L. M. Youngwirth1, M. A. Adam1, S. M. Thomas1, R. P. Scheri1, S. A. Roman1, J. A. Sosa1 1Duke University Medical Center,Durham, NC, USA
Introduction: Papillary thyroid cancer is the most common endocrine malignancy in children, but it is still rare. Therefore, data are limited on patient outcomes. This study sought to determine pediatric papillary thyroid cancer patient outcomes by facility case volume on a national level.

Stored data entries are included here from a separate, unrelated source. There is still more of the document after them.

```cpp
int fsmg_debug_step_profile(fsmg_handle h, int32_t which, uint64_t* stamps, int64_t cap, int32_t* n_blocks,
                            int32_t* n_waves) {
    if (!h || !stamps || !n_blocks || !n_waves || h->lastB <= 0 || h->T < 3) return FSMG_ERR_INVALID;
    BEGIN_CALL(h);
    { const int rc_cs = ensure_cs(h); if (rc_cs != FSMG_OK) return rc_cs; }
    const int B = h->lastB, Hp = h->Hp, G4 = h->G4, l = h->L - 1, t = h->T / 2;
    const int nb = which == 0 ? (G4 / 16) * ((B + 15) / 16) : (Hp / 16) * ((B + 15) / 16);
    const int nw = which == 0 ? 4 : 8;
    const int64_t n = (int64_t)nb * nw * 8;
    if (cap < n) return fail(h, FSMG_ERR_SIZE, "stamp buffer too small");
    unsigned long long* d = nullptr;
    HIPCK(h, hipMalloc((void**)&d, sizeof(unsigned long long) * n));
    HIPCK(h, hipMemsetAsync(d, 0, sizeof(unsigned long long) * n, h->stream));
    for (int rep = 0; rep < 3; ++rep) {
        if (which == 0) {
            LstmFwdArgs a{};
            const size_t Bp16 = (size_t)(B + 15) / 16 * 16;
            a.KhF = h->khf + (size_t)(2 * l) * Hp * G4; a.hF_prev = h->HF[l] + (size_t)t * Bp16 * Hp;
// ... 54 lines not shown
```

### few-shot-music-generation_amd/csrc/api_schedule.hip

```cpp
#include "fsmg_model.h"

using namespace fsmg;
using namespace fsmg_host;

namespace fsmg_host {

bool use_ws_gemm(fsmg_model* h, int amode, int bmode, const GemmArgs& g, const Lane& ln) {
    const int mode = h->gemm_ws;
    if (!h->bx3 || mode == 0 || ln.lds_pad != 0 || g.xcd_first != 0) return false;
    if (mode == 2) return true;
    const int64_t tiles = ((g.M + 127) / 128) * (int64_t)((g.N + 127) / 128);
    if (amode == OP_KC && bmode == OP_XC) return g.K >= 384 && g.K <= 640 && tiles >= 512;
    if (amode == OP_XC && bmode == OP_XC) return tiles >= 256 && g.M <= 512;
    return g.K <= 4096;
}

bool use_h_gemm(fsmg_model* h, int amode, int bmode, const GemmArgs& g, const Lane& ln) {
    const int mode = h->gemm_h;
    if (!h->bx3 || mode == 0 || ln.lds_pad != 0 || g.xcd_first != 0) return false;
    if (amode == OP_XC && g.gather != nullptr && g.m_split == 0) return false;
    if (mode == 2) return true;
    const int64_t tiles = ((g.M + 255) / 256) * (int64_t)((g.N + 255) / 256);
    if (amode == OP_KC && bmode == OP_KC) return g.K >= 4096 && tiles >= 32;
    if (amode == OP_XC && bmode == OP_XC) {
// ... 37 lines not shown
        return FSMG_OK;
    }
    if (!deferred && slabs == h->slabs && h->slabs_owner != nullptr) GEMMCK(h->slabs_owner->flush());
    if (!deferred && slabs == h->slabs && h->side_pending) {
        HIPCK(h, hipStreamWaitEvent(h->stream, h->ev_side, 0));
        h->side_pending = false;
    }
    if (deferred && sq != nullptr && g.row_scale != nullptr) return fail(h, FSMG_ERR_STATE, "internal: row-scaled GEMM with squared-norm partials");
    float* C = g.C; float* colsum = g.colsum;
    g.C = slabs; g.c_slab = mn; g.ksplit = S;
    if (colsum) { g.colsum = cslabs; g.colsum_slab = g.N; }
    HIPCK(h, launch_gemm(h, s, amode, bmode, g, ln.lds_pad));
    if (deferred) {
        if (sq != nullptr && g.row_scale != nullptr) return fail(h, FSMG_ERR_STATE, "internal: row-scaled GEMM with squared-norm partials");
        GEMMCK(defer->room(colsum ? 2 : 1));
        GEMMCK(defer->reduce(slabs, mn, S, C, mn, sq, g.row_scale, g.N));
        if (colsum) GEMMCK(defer->reduce(cslabs, g.N, S, colsum, g.N));
        if (sq_done) *sq_done = sq != nullptr;
        return FSMG_OK;
    }
    HIPCK(h, launch_reduce_slabs2(s, slabs, mn, S, C, mn, cslabs, g.N, colsum, colsum ? g.N : 0));
    if (g.row_scale != nullptr) HIPCK(h, launch_scale_rows(s, C, g.row_scale, g.M, g.N));
    return FSMG_OK;
}

int select_xcd_format(fsmg_model* h, int B) {
    if (h->Hp != 1024 || !h->bx3 || h->xcd_bx3_forced || h->khx == nullptr || !(h->persist && h->xcd)) return FSMG_OK;
    const bool want = lstm_xcd_bx3_pays(B, (int)h->Hp) && B <= h->xcd_max_rows;
    if (want == h->xcd_bx3) return FSMG_OK;
    h->xcd_bx3 = want;
    drop_graphs(h);
    return repack_recurrent_weights(h, h->stream);
}
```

Methods: The National Cancer Data Base (1998-2011) was queried for all pediatric patients (age ≤18) with papillary thyroid cancer. Demographic, clinical, and pathologic features at the time of diagnosis were evaluated for all patients. Facility case volume was defined as the total number of pediatric thyroid cancer patients presenting at a given hospital, and case volume quartiles were created that contained an approximately equal number of facilities. Patients then were placed into quartiles based on these case volume definitions. Univariate analysis was performed to measure association with outcomes, including length of stay and readmissions.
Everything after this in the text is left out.